Умоли, о прекрасный рай, Создателя шумом твоих листьев:
«Ра́ю всечестны́й, красне́йшая добро́то, / богозда́нное селе́ние, / весе́лие неконча́емое и наслажде́ние, / сла́во пра́ведных, проро́ков красото́, / и святы́х жили́ще, / шу́мом ли́ствий твои́х Соде́теля всех моли́, / врата́ отве́рсти ми, я́же преступле́нием затвори́х, / и сподо́битися дре́ва живо́тнаго [Древа жизни… это, как вспомнится позже, в Крестопоклонную – Крест!] прия́ти, и ра́дости, / ея́же пре́жде в тебе́ наслади́хся».
И снова:
«Изгна́н бысть Ада́м из рая́ сне́дию, / те́мже и седя́ пря́мо сего́ рыда́ше, / стеня́ умили́тельным гла́сом, и глаго́лаше: / увы́ мне, что пострада́х окая́нный аз: / еди́ну за́поведь преступи́х Влады́чню, / и благи́х вся́ческих лиши́хся! / Раю́ святе́йший, мене́ ра́ди насажде́нный быв, / и Е́вы ра́ди затворе́нный, / моли́ тебе́ сотво́ршаго, и мене́ созда́вшаго, / я́ко да твои́х цвето́в испо́лнюся!» (Славник на стиховне)
Но стихира завершается ответом — не Рай, но Сам Спаситель отвечает Адаму:
«… Те́мже и к нему́ Спас: / Моему́ созда́нию не хощу́ поги́бнути, / но хощу́ сему́ спасти́ся, / и в позна́ние и́стины приити́, / я́ко гряду́щаго ко Мне не изгоня́ю вон».
Плач Адама из церковного богослужения перешел в духовные стихи — благочестивый жанр фольклора:
Плакася Адамо пред раем седя:
Раю мой, раю, прекрасный мой раю!
Мене бо ради раю сотворен бысть,
А Евы ради раю заключен бысть.
Раю мой, раю, прекрасный мой раю!
Раю мой, раю, прекрасный мой раю!

Человек был изгнан из Рая, но теперь, Крестом Господним и Страстями, он снова вводится в него:
«Изгна́на бы́вша Го́споди рая́ пе́рвее сне́дию дре́ва, / ввел еси́ па́ки Кресто́м и стра́стию Твое́ю, Спа́се и Бо́же мой, / и́мже нас утверди́ пост соверши́ти чистоле́пно, / и Боже́ственному воста́нию поклони́тися, Па́сце спаси́тельней, / Тя ро́ждшия моли́твами..
Крестом, Господи, и нас укрепи пост совершить в подобающей чистоте, и Божественному воскресению поклониться, Пасхе спасительной, по молитвам Родившей Тебя.

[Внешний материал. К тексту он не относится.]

+namespace bsolve {
+static bool persistent_path(mrbf_ctx *ctx, int nb, const double *L, int64_t lda) {
+    static const int force_old = mrbf_env("MRBF_BACKSOLVE_LAUNCHES") ? atoi(mrbf_env("MRBF_BACKSOLVE_LAUNCHES")) : 0;
+    return !(force_old || nb < 3 || nb > ctx->ncu || (lda & 1) || (reinterpret_cast<uintptr_t>(L) & 15));
+}
+static int buffers(mrbf_ctx *ctx, int nb, unsigned **flags, double **xb, double **Mbuf) {
+    MRBF_TRY(get_buf(ctx, S_BSOLVE_FLAGS, (size_t)(nb + 1) * 32, flags));
+    MRBF_TRY(get_buf(ctx, S_BSOLVE_X, (size_t)2 * nb * 4 * NB, xb));
+    MRBF_TRY(get_buf(ctx, S_BSOLVE_M, (size_t)nb * 2 * NB * NB, Mbuf));
+    return 0;
+}
+}
+
+int bsolve_premul_request(mrbf_ctx *ctx, int64_t npad, const double *L, int64_t lda, const double *linv_all) {
+    using namespace bsolve;
+    ctx->premul_req = mrbf_ctx::PremulReq{};
+    ctx->premul_done = mrbf_ctx::PremulReq{};
+    static const int env_on = mrbf_env("MRBF_MEGA_PREMUL") ? atoi(mrbf_env("MRBF_MEGA_PREMUL")) : 1;
+    const int nb = (int)(npad / NB);
+    if (!env_on || !linv_all || !persistent_path(ctx, nb, L, lda)) return 0;
+    mrbf_ctx::PremulReq r;
+    double *xb;
+    MRBF_TRY(buffers(ctx, nb, &r.flags, &xb, &r.M));
+    r.xb = reinterpret_cast<unsigned long long *>(xb);
+    r.L = L;
+    r.linv = linv_all;
+    r.lda = lda;
+    r.nb = nb;
+    ctx->premul_req = r;
+    return 0;
+}
+
 int backsolve_persistent(mrbf_ctx *ctx, int64_t npad, const double *L, int64_t lda, const double *linv_all, double *Y, int64_t ldy, int k,
                          int *status) {
     using namespace bsolve;
     const int nb = (int)(npad / NB);
-    static const int force_old = mrbf_env("MRBF_BACKSOLVE_LAUNCHES") ? atoi(mrbf_env("MRBF_BACKSOLVE_LAUNCHES")) : 0;
-    const int ncu = ctx->ncu;
-    if (force_old || nb < 3 || nb > ncu || (lda & 1) || (reinterpret_cast<uintptr_t>(L) & 15))
-        return backsolve_blocked(ctx, npad, L, lda, linv_all, Y, ldy, k);
+    const mrbf_ctx::PremulReq done = ctx->premul_done;
+    ctx->premul_done = mrbf_ctx::PremulReq{};
+    if (!persistent_path(ctx, nb, L, lda)) return backsolve_blocked(ctx, npad, L, lda, linv_all, Y, ldy, k);
     unsigned *flags;
-    MRBF_TRY(get_buf(ctx, S_BSOLVE_FLAGS, (size_t)(nb + 1) * 32, &flags));
+    double *xb, *Mbuf;
+    MRBF_TRY(buffers(ctx, nb, &flags, &xb, &Mbuf));
     const unsigned long long spin_ticks = (unsigned long long)std::max(1, ctx->spin_ms) * 100000ull;
     const int fault = (ctx->debug_fault & 2) ? 1 : 0;
-    double *xb, *Mbuf;
-    MRBF_TRY(get_buf(ctx, S_BSOLVE_X, (size_t)2 * nb * 4 * NB, &xb));
-    MRBF_TRY(get_buf(ctx, S_BSOLVE_M, (size_t)nb * 2 * NB * NB, &Mbuf));
-    hipLaunchKernelGGL(premul_kernel, dim3((unsigned)(8 * (nb - 1))), dim3(256), 0, ctx->stream, L, lda, linv_all, Mbuf, nb, flags, (nb + 1) * 32,
-                       reinterpret_cast<unsigned long long *>(xb), 2 * nb * 4 * NB);
+    if (!(done.L == L && done.linv == linv_all && done.lda == lda && done.nb == nb && done.M == Mbuf && done.flags == flags &&
+          done.xb == reinterpret_cast<unsigned long long *>(xb)))
+        hipLaunchKernelGGL(premul_kernel, dim3((unsigned)(8 * (nb - 1))), dim3(256), 0, ctx->stream, L, lda, linv_all, Mbuf, nb, flags, (nb + 1) * 32,
+                           reinterpret_cast<unsigned long long *>(xb), 2 * nb * 4 * NB);
     static const bool want_stamps = mrbf_env("MRBF_BSOLVE_STAMPS") && atoi(mrbf_env("MRBF_BSOLVE_STAMPS")) != 0;
     long long *stamps = nullptr;
     if (want_stamps) {
diff --git a/morbit.jl_amd/csrc/chol_mega.hip b/morbit.jl_amd/csrc/chol_mega.hip
--- a/morbit.jl_amd/csrc/chol_mega.hip
+++ b/morbit.jl_amd/csrc/chol_mega.hip
@@ -3,6 +3,7 @@
 #include "chol_diag_core.hpp"
 #include "common.hpp"
 #include "mega_gemm.hpp"
+#include "premul.hpp"
 
 namespace mrbf {
 
@@ -17,7 +18,7 @@
 struct Job {
     short kind, i, c, w;
 };
-enum { CTL_QP = 0, CTL_ABORT = 32, CTL_TIMEOUT = 64, CTL_PCOLS = 96, CTL_QC = 128, CTL_TS = 144 , CTL_WORDS = 160 };
+enum { CTL_QP = 0, CTL_ABORT = 32, CTL_TIMEOUT = 64, CTL_PCOLS = 96, CTL_QC = 128, CTL_TS = 144 , CTL_PM = 160, CTL_WORDS = 192 };
 constexpr int QSTRIDE = 32;
 __host__ __device__ inline int wstart(int w, int first, int win) { return w <= 0 ? 0 : first + win * (w - 1); }
 __host__ __device__ inline int nbulk_updates(int i, int c, int slack, int slack_chain, int first, int win, int srows = 2) {
@@ -79,6 +80,11 @@
     int panel_dma;
     int trace_dbg;
     unsigned long long *trace;
+    double *pm_M;
+    unsigned *pm_flags;
+    int pm_nflags;
+    unsigned long long *pm_xb;
+    int pm_nxb;
 };
 
 struct Shared {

А пост — путь к возвращению рая для нас:
… Те́мже потщи́мся вси вре́мя подъя́ти поста́, / послу́шающе Ева́нгельских преда́ний: / да си́ми благоуго́дни бы́вше Христу́, / рая́ жили́ще па́ки восприи́мем.
Приспе́ (подоспело) вре́мя, духо́вных подвиго́в нача́ло, / на де́моны побе́да, всеору́жное воздержа́ние, / а́нгельское благоле́пие, к Бо́гу дерзнове́ние: / тем бо Моисе́й бысть Зижди́телю собесе́дник (ибо благодаря ему, посту, Моисей был собеседником Создателя), и глас неви́димо в слу́хи прия́т (воспринял слухом). / Го́споди, тем сподо́би и нас поклони́тися / Твои́м страсте́м, и свято́му Воскресе́нию, / я́ко Человеколю́бец.

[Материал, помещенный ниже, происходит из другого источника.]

class BaseBEVBackbone(_Cached):

    def __init__(self, model_cfg, input_channels):
        super().__init__()
        self.model_cfg = model_cfg
        layer_nums = list(model_cfg.LAYER_NUMS)
        layer_strides = list(model_cfg.LAYER_STRIDES)
        num_filters = list(model_cfg.NUM_FILTERS)
        upsample_strides = list(model_cfg.UPSAMPLE_STRIDES)
        num_upsample_filters = list(model_cfg.NUM_UPSAMPLE_FILTERS)
        assert len(layer_nums) == len(layer_strides) == len(num_filters) == len(upsample_strides)
        c_in_list = [input_channels, *num_filters[:-1]]
        self.blocks = nn.ModuleList()
        self.deblocks = nn.ModuleList()
        for idx in range(len(layer_nums)):
            cur = [nn.ZeroPad2d(1),
                   nn.Conv2d(c_in_list[idx], num_filters[idx], kernel_size=3, stride=layer_strides[idx], padding=0, bias=False),
                   nn.BatchNorm2d(num_filters[idx], eps=1e-3, momentum=0.01), nn.ReLU()]
            for _ in range(layer_nums[idx]):
                cur.extend([nn.Conv2d(num_filters[idx], num_filters[idx], kernel_size=3, padding=1, bias=False),
                            nn.BatchNorm2d(num_filters[idx], eps=1e-3, momentum=0.01), nn.ReLU()])
            self.blocks.append(nn.Sequential(*cur))
            s = upsample_strides[idx]
            if not (isinstance(s, int) and s >= 1):
                raise DetZeroHipError('BaseBEVBackbone: only integer UPSAMPLE_STRIDES >= 1 are supported')
            self.deblocks.append(nn.Sequential(
                nn.ConvTranspose2d(num_filters[idx], num_upsample_filters[idx], s, stride=s, bias=False),
                nn.BatchNorm2d(num_upsample_filters[idx], eps=1e-3, momentum=0.01), nn.ReLU()))
        self.num_bev_features = sum(num_upsample_filters)
        self.layer_strides, self.upsample_strides = layer_strides, upsample_strides
        self.num_filters, self.num_upsample_filters = num_filters, num_upsample_filters
        self.input_channels = input_channels

    def plan(self):
        if self._plan is not None:
            return self._plan
        levels = []
        for idx, blk in enumerate(self.blocks):
            convs = []
            mods = list(blk)
            i = 1
            while i < len(mods):
                conv, bn = mods[i], mods[i + 1]
                scale, shift = fold_bn(bn, conv.bias)
                convs.append({'w': _conv_weight_taps(conv.weight), 'scale': scale, 'shift': shift,
                              'stride': conv.stride[0], 'cin': conv.in_channels, 'cout': conv.out_channels})
                if idx == 0 and len(convs) == 1 and conv.in_channels % 2 == 0:
                    wt_ = convs[0]['w']
                    c_half = conv.in_channels // 2
                    convs[0]['w_zmajor'] = wt_.view(wt_.shape[0], c_half, 2, wt_.shape[2]).permute(0, 2, 1, 3).reshape(wt_.shape).contiguous()
                i += 3
            de, dbn = self.deblocks[idx][0], self.deblocks[idx][1]
            scale, shift = fold_bn(dbn, de.bias)
            s = de.stride[0]
            wt = de.weight.detach().float()
            phases = [[{'w': wt[:, :, dy, dx].contiguous().unsqueeze(0).contiguous()} for dx in range(s)] for dy in range(s)]
            w_phases = wt.permute(2, 3, 0, 1).reshape(s * s, wt.shape[0], wt.shape[1]).contiguous()
            levels.append({'convs': convs, 'de': {'phases': phases, 'w_phases': w_phases, 'scale': scale, 'shift': shift, 's': s,
                                                  'cin': de.in_channels, 'cout': de.out_channels}})
        self._plan = levels
        return levels

    def sparse_input_ok(self, row_channels, slabs):
        cv = self.plan()[0]['convs'][0]
        return bool(self.math and SPARSE_BEV_INPUT and slabs == 2 and cv['stride'] == 1 and cv['cin'] == 2 * row_channels and
                    row_channels % 32 == 0 and cv['cout'] % 128 == 0)

    def _zero_response(self, lvl, h, w, rows_c, dev, nb0):
        e_in, e_mid = self._e('encoded'), self._e('spatial_features_2d')
        key = ('zero_resp', h, w, int(self.math), str(dev), int(nb0), e_in, e_mid)
        if key not in lvl:
            ridx = torch.full((nb0, h + 2, w + 2, 2), -1, dtype=torch.int32, device=dev)
            rows = torch.zeros((8, rows_c), dtype=torch.float32, device=dev)
            outs = []
            x, xh, xw, xc = None, h, w, 2 * rows_c
            with workspace(None):
                for ci, cv in enumerate(lvl['convs']):
                    if cv['stride'] != 1:
                        raise DetZeroHipError('BaseBEVBackbone: zero-response tiles need a stride-1 first block')
                    y = torch.zeros((nb0, xh + 2, xw + 2, cv['cout']), dtype=torch.float32, device=dev)
                    if ci == 0:
                        conv_layer(rows, (xh + 2, xw + 2), *self._p(cv, e_in, e_mid, key='w_zmajor'), True, y, (xh + 2, xw + 2), cin=cv['cin'],
                                   in_cstride=xc, ksize=3, stride=1, in_off=0, out_cstride=cv['cout'], out_d=(1, 1), ho=xh, wo=xw, batch=nb0,
                                   math=self.math, in_rowidx=ridx, in_row_channels=rows_c, in_rows=rows.shape[0])
                    else:
                        conv_layer(x, (xh + 2, xw + 2), *self._p(cv, e_mid, e_mid), True, y, (xh + 2, xw + 2), cin=cv['cin'], in_cstride=xc,
                                   ksize=3, stride=1, in_off=0, out_cstride=cv['cout'], out_d=(1, 1), ho=xh, wo=xw, batch=nb0, math=self.math)
                    outs.append(y[:1].clone())
                    x, xc = y, cv['cout']
            lvl[key] = outs
            order = lvl.setdefault('_zero_resp_keys', [])
            order.append(key)
            while len(order) > 4:
                lvl.pop(order.pop(0), None)
        return lvl[key]

    def _level_convs(self, li, lvl, x, xh, xw, xc, batch, dev, sparse_in=None, out_last=None):
        convs = lvl['convs']
        bufs = None
        tiles = zero = None
        e_in, e_mid = self._e('encoded'), self._e('spatial_features_2d')
        if sparse_in is not None and li == 0 and SKIP_EMPTY_TILES:
            nl = min(len(convs), 6) if all(cv['stride'] == 1 for cv in convs) else 1
            key = ('zero_resp', xh, xw, int(self.math), str(dev), int(batch), e_in, e_mid)
            if nl > 1 and key not in lvl and torch.cuda.is_current_stream_capturing():
                nl = 1
                if not getattr(self, '_warned_capture_nl1', False):
                    self._warned_capture_nl1 = True
                    import warnings
                    warnings.warn('BaseBEVBackbone: graph capture of a %d-frame pass without an eager pass of the same size before it - empty tiles '
                                  'are skipped at the first layer only (run one eager pass first to skip them in all six)' % batch)
            tiles = ops.bev_tile_list(sparse_in[1], xh, xw, nl)
            zero = self._zero_response(lvl, xh, xw, sparse_in[0].shape[1], dev, batch) if nl > 1 else None
        for ci, cv in enumerate(convs):
            s = cv['stride']
            oh, ow = (xh + 2 - 3) // s + 1, (xw + 2 - 3) // s + 1
            if bufs is None:
                bufs = [bordered_zeros('bev2d.l%d.%d' % (li, k), (batch, oh + 2, ow + 2, cv['cout']), dev) for k in range(2)]
            y = out_last if (out_last is not None and ci == len(convs) - 1) else bufs[ci % 2]
            if sparse_in is not None and li == 0 and ci == 0:
                rows, ridx = sparse_in
                wz, scz, shz = self._p(cv, e_in, e_mid, key='w_zmajor')
                conv_layer(rows, (xh + 2, xw + 2), wz, scz, shz, True, y, (oh + 2, ow + 2),
                           cin=cv['cin'], in_cstride=xc, ksize=3, stride=s, in_off=0, out_cstride=cv['cout'],
                           out_d=(1, 1), ho=oh, wo=ow, batch=batch, math=self.math, in_rowidx=ridx, in_row_channels=rows.shape[1],
                           in_rows=rows.shape[0], in_tiles=tiles[0] if tiles is not None else None)
                if tiles is not None:
                    ops.bev_fill_empty_tiles(tiles[0], batch, oh, ow, shz, True, cv['cout'], y, self.math)
            else:
                tl = tiles[ci] if (tiles is not None and ci < tiles.shape[0]) else None
                wc, scc, shc = self._p(cv, e_in if (li == 0 and ci == 0) else e_mid, e_mid)
                conv_layer(x, (xh + 2, xw + 2), wc, scc, shc, True, y, (oh + 2, ow + 2),
                           cin=cv['cin'], in_cstride=xc, ksize=3, stride=s, in_off=0, out_cstride=cv['cout'],
                           out_d=(1, 1), ho=oh, wo=ow, batch=batch, math=self.math, in_tiles=tl)
                if tl is not None:
                    ops.bev_fill_empty_tiles(tl, batch, oh, ow, shc, True, cv['cout'], y, self.math, zero_resp=zero[ci])
            x, xh, xw, xc = y, oh, ow, cv['cout']
        return x, xh, xw, xc

    def _level_deblock(self, lvl, x, xh, xw, xc, concat, coff, h, w, batch):
        de = lvl['de']
        s = de['s']
        ctot = self.num_bev_features
        e_mid = self._e('spatial_features_2d')
        if xh * s != h or xw * s != w:
            raise DetZeroHipError('BaseBEVBackbone: deblock output %dx%d does not match %dx%d' % (xh * s, xw * s, h, w))
        if self.math and 1 < s * s <= 8 and FUSED_DEBLOCK_PHASES:
            conv_layer(x, (xh + 2, xw + 2), *self._p(de, e_mid, e_mid, key='w_phases'), True, concat,
                       (h + 2, w + 2), cin=de['cin'], in_cstride=xc, ksize=1, stride=1, in_off=1,
                       out_cstride=ctot, out_coff=coff, out_s=s, out_d=(1, 1), ho=xh, wo=xw, batch=batch, math=self.math,
                       groups=s * s, g_cout=[de['cout']] * (s * s), g_ooff=[0] * (s * s), phase_groups=True)
            return coff + de['cout']
        for dy in range(s):
            for dx in range(s):
                conv_layer(x, (xh + 2, xw + 2), *self._p(de['phases'][dy][dx], e_mid, e_mid, scale=de['scale'], shift=de['shift']), True, concat,
                           (h + 2, w + 2), cin=de['cin'], in_cstride=xc, ksize=1, stride=1, in_off=1,
                           out_cstride=ctot, out_coff=coff, out_s=s, out_d=(dy + 1, dx + 1), ho=xh, wo=xw,
                           batch=batch, math=self.math)
        return coff + de['cout']

    def run(self, bev, batch, sparse_in=None):
        plan = self.plan()
        if sparse_in is not None:
            rows, ridx = sparse_in
            dev = rows.device
            h, w = ridx.shape[1] - 2, ridx.shape[2] - 2
        else:
            dev = bev.device
            h, w = bev.shape[1] - 2, bev.shape[2] - 2
        concat = bordered_zeros('bev2d.concat', (batch, h + 2, w + 2, self.num_bev_features), dev)
        x, xh, xw, xc = bev, h, w, (bev.shape[3] if sparse_in is None else 2 * rows.shape[1])
        coff = 0
        for li, lvl in enumerate(plan):
            x, xh, xw, xc = self._level_convs(li, lvl, x, xh, xw, xc, batch, dev, sparse_in=sparse_in if li == 0 else None)
            coff = self._level_deblock(lvl, x, xh, xw, xc, concat, coff, h, w, batch)
        return concat

    def grouped_fits(self, nb, h, w):
        plan = self.plan()
        xh, xw, worst = h, w, 0
        for lvl in plan:
            s = lvl['convs'][0]['stride']
            xh, xw = (xh + 2 - 3) // s + 1, (xw + 2 - 3) // s + 1
            worst = max(worst, (xh + 2) * (xw + 2) * lvl['convs'][-1]['cout'] * 4)
        return nb * worst < 2 ** 31

    def run_grouped(self, nb, group, consume, bev=None, sparse_in=None):
        plan = self.plan()
        if sparse_in is not None:
            rows, ridx = sparse_in
            dev = rows.device
            h, w = ridx.shape[1] - 2, ridx.shape[2] - 2
            cin0 = 2 * rows.shape[1]
        else:
            dev = bev.device
            h, w = bev.shape[1] - 2, bev.shape[2] - 2
            cin0 = bev.shape[3]
        l0 = plan[0]
        s0 = l0['convs'][0]['stride']
        h0, w0 = (h + 2 - 3) // s0 + 1, (w + 2 - 3) // s0 + 1
        c0 = l0['convs'][-1]['cout']
        if len(l0['convs']) < 2:
            raise DetZeroHipError('BaseBEVBackbone.run_grouped: the first block needs at least two convolutions')
        x0_all = bordered_zeros('bev2d.x0_all', (nb, h0 + 2, w0 + 2, c0), dev)
        widest = max([cin0] + [cv['cout'] for cv in l0['convs']])
        group1 = max(group, min(nb, (2 ** 31 - 1) // ((h + 2) * (w + 2) * widest * 4))) if FIRST_BLOCK_WIDE_GROUPS else group
        for g0 in range(0, nb, group1):
            ng = min(group1, nb - g0)
            sp = (rows, ridx[g0:g0 + ng]) if sparse_in is not None else None
            self._level_convs(0, l0, None if sp is not None else bev[g0:g0 + ng], h, w, cin0, ng, dev, sparse_in=sp, out_last=x0_all[g0:g0 + ng])
        outs = [(x0_all, h0, w0, c0)]
        x, xh, xw, xc = outs[0]
        for li in range(1, len(plan)):
            x, xh, xw, xc = self._level_convs(li, plan[li], x, xh, xw, xc, nb, dev)
            outs.append((x, xh, xw, xc))
        for g0 in range(0, nb, group):
            ng = min(group, nb - g0)
            concat = bordered_zeros('bev2d.concat', (ng, h + 2, w + 2, self.num_bev_features), dev)
            coff = 0
            for lvl, (x, xh, xw, xc) in zip(plan, outs):
                coff = self._level_deblock(lvl, x[g0:g0 + ng], xh, xw, xc, concat, coff, h, w, ng)
            consume(concat, g0, ng)

    def forward(self, data_dict):
        _inference_only(self)
        with torch.no_grad():
            bev = data_dict.get('_nhwc_spatial_features', None)
            enc = data_dict.get('_nhwc_math', 0)
            e_src = int(data_dict.get('_nhwc_exp', 0) or 0)
            if bev is None:
                bev, enc = nchw_to_padded_nhwc(data_dict['spatial_features'].float()), 0
                e_src = 0
            bev = _recode(bev, enc, self.math, e_src, self._e('encoded'))
            concat = self.run(bev, bev.shape[0])
        e_out = self._e('spatial_features_2d')
        data_dict['_nhwc_spatial_features_2d'] = concat
        data_dict['_nhwc_math'] = self.math
        data_dict['_nhwc_exp'] = e_out
        plain = ops.pair16_to_f32(concat, self.math) if self.math else concat
        if e_out:
            plain = plain * (2.0 ** -e_out)
        data_dict['spatial_features_2d'] = plain[:, 1:-1, 1:-1, :].permute(0, 3, 1, 2)
        return data_dict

Недаром вспоминается Моисей: нам предлагается путь к Боговидению. Но и тем, кто не в силах подъять на себя «духовные подвиги», предстоит путь к родной обетованной земле, сорокадневный путь к духовной отчизне.

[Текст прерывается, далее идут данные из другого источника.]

+            f32x4 v = ex[(0 * 36 + blk) * 64 + lane];
+#pragma unroll
+            for (int w = 1; w < 4; ++w) v += ex[(w * 36 + blk) * 64 + lane];
+            const int co = co0 + o * 16 + l15;
+#pragma unroll
+            for (int e = 0; e < 4; ++e) {
+                const int ci = ci0 + i * 16 + g * 4 + e;
+                sl[t * plane + (size_t)ci * a.CoutP + co] = v[e];
+            }
+        }
+        if (wave == 0 && do_bias && g == 0) {
+#pragma unroll
+            for (int o = 0; o < 2; ++o) {
+                float bsum = exb[0 * 32 + o * 16 + l15];
+#pragma unroll
+                for (int w = 1; w < 4; ++w) bsum += exb[w * 32 + o * 16 + l15];
+                sl[9 * plane + co0 + o * 16 + l15] = bsum;
+            }
+        }
+    } else {
+        const int ln = (int)__builtin_amdgcn_mbcnt_hi(~0u, __builtin_amdgcn_mbcnt_lo(~0u, 0u));
+        const int e15 = ln & 15, eg = ln >> 4;
+        float* const exf = lds;
+        float* const exb = lds + 4 * 36 * 64 * 4;
+        ww_rep<4>([&](auto Pc) {
+            constexpr int i = decltype(Pc)::value >> 1, o = decltype(Pc)::value & 1;
             f32x4 R[3][4];
-#pragma unroll
-            for (int j = 0; j < 4; ++j) {
-                const f32x4 u0_ = acc[0 + j][i][o], u1 = acc[4 + j][i][o], u2 = acc[8 + j][i][o], u3 = -acc[12 + j][i][o];
-                const f32x4 s = j == 3 ? (f32x4){-1.f, -1.f, -1.f, -1.f} : (f32x4){1.f, 1.f, 1.f, 1.f};
-                R[0][j] = s * (u0_ + 0.5f * (u1 + u2));
-                R[1][j] = s * (0.5f * (u1 - u2));
-                R[2][j] = s * (0.5f * (u1 + u2) + u3);
+            ww_rep<4>([&](auto Jc) {
+                constexpr int j = decltype(Jc)::value;
+                const f32x4 u0_ = acc[0 + j][i][o], u1 = acc[4 + j][i][o], u2 = acc[8 + j][i][o], u3n = acc[12 + j][i][o];
+                const f32x4 h = 0.5f * (u1 + u2);
+                R[0][j] = u0_ + h;
+                R[1][j] = 0.5f * ww_sub4(u1, u2);
+                R[2][j] = ww_sub4(h, u3n);
+            });
+            ww_rep<3>([&](auto Rc) {
+                constexpr int r = decltype(Rc)::value;
+                const f32x4 h = 0.5f * (R[r][1] + R[r][2]);
+                const f32x4 d[3] = {R[r][0] + h, 0.5f * ww_sub4(R[r][1], R[r][2]), ww_sub4(h, R[r][3])};
+                ww_rep<3>([&](auto Cc) {
+                    constexpr int c = decltype(Cc)::value, blk = (r * 3 + c) * 4 + i * 2 + o;
+                    float* const p = exf + (wave * 36 + blk) * 256 + ln;
+#pragma unroll
+                    for (int e = 0; e < 4; ++e) p[e * 64] = d[c][e];
+                });
+            });
+        });
+#pragma unroll
+        for (int o = 0; o < 2; ++o) {
+            accb[o] += __shfl_xor(accb[o], 16, 64);
+            accb[o] += __shfl_xor(accb[o], 32, 64);
+        }
+        if (eg == 0) {
+            exb[wave * 32 + e15] = accb[0];
+            exb[wave * 32 + 16 + e15] = accb[1];
+        }
+        WW_TS(6)
+        __syncthreads();
+        WW_TS(7)
+        const size_t plane = (size_t)a.CinP * a.CoutP;
+        float* sl = a.slab + (size_t)split * 10 * plane;
+        const int rci = ln >> 2, rco = (ln & 3) * 4;
+        const float* const rd = exf + (rci & 3) * 64 + (rci >> 2) * 16 + rco;
+        const unsigned off = (unsigned)(rci * a.CoutP + rco) * 4u, plane4 = (unsigned)plane * 4u;
+#pragma unroll
+        for (int q = 0; q < 9; ++q) {
+            const int blk = wave * 9 + q;
+            const int t = blk >> 2, i = (blk >> 1) & 1, o = blk & 1;
+            f32x4 v = *(const f32x4*)(rd + (0 * 36 + blk) * 256);
+#pragma unroll
+            for (int w = 1; w < 4; ++w) v += *(const f32x4*)(rd + (w * 36 + blk) * 256);
+            const unsigned ub = (unsigned)t * plane4 + (unsigned)((ci0 + i * 16) * a.CoutP + co0 + o * 16) * 4u;
+            *(f32x4u*)((char*)sl + (size_t)(ub + off)) = v;
+        }
+        if (wave == 0 && do_bias && eg == 0) {
+#pragma unroll
+            for (int o = 0; o < 2; ++o) {
+                float bsum = exb[0 * 32 + o * 16 + e15];
+#pragma unroll
+                for (int w = 1; w < 4; ++w) bsum += exb[w * 32 + o * 16 + e15];
+                sl[9 * plane + co0 + o * 16 + e15] = bsum;
             }
-#pragma unroll
-            for (int r = 0; r < 3; ++r) {
-                dg[r * 3 + 0][i][o] = R[r][0] + 0.5f * (R[r][1] + R[r][2]);
-                dg[r * 3 + 1][i][o] = 0.5f * (R[r][1] - R[r][2]);
-                dg[r * 3 + 2][i][o] = 0.5f * (R[r][1] + R[r][2]) + R[r][3];
-            }
-        }
-#pragma unroll
-    for (int o = 0; o < 2; ++o) {
-        accb[o] += __shfl_xor(accb[o], 16, 64);
-        accb[o] += __shfl_xor(accb[o], 32, 64);
-    }
-    f32x4* ex = (f32x4*)lds;
-    float* exb = lds + 4 * 36 * 64 * 4;
-#pragma unroll
-    for (int t = 0; t < 9; ++t)
-#pragma unroll
-        for (int i = 0; i < 2; ++i)
-#pragma unroll
-            for (int o = 0; o < 2; ++o) ex[(wave * 36 + (t * 4 + i * 2 + o)) * 64 + lane] = dg[t][i][o];
-    if (g == 0) {
-        exb[wave * 32 + l15] = accb[0];
-        exb[wave * 32 + 16 + l15] = accb[1];
-    }
-    __syncthreads();
-    const size_t plane = (size_t)a.CinP * a.CoutP;
-    float* sl = a.slab + (size_t)split * 10 * plane;
-#pragma unroll
-    for (int q = 0; q < 9; ++q) {
-        const int blk = wave * 9 + q;
-        const int t = blk >> 2, i = (blk >> 1) & 1, o = blk & 1;
-        f32x4 v = ex[(0 * 36 + blk) * 64 + lane];
-#pragma unroll
-        for (int w = 1; w < 4; ++w) v += ex[(w * 36 + blk) * 64 + lane];
-        const int co = co0 + o * 16 + l15;
-#pragma unroll
-        for (int e = 0; e < 4; ++e) {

Синаксарь приводит «из святых отец» суждение о том, что поскольку мы согрешаем в течение всего года, то и освящать постом должны каждое из времен года.
Но именно святая Четыредесятница – «десятина всего лета» — главная десятина, которую мы отдаем Богу, десятая часть нашего года, которую мы живем не для себя, а Ему, для Него.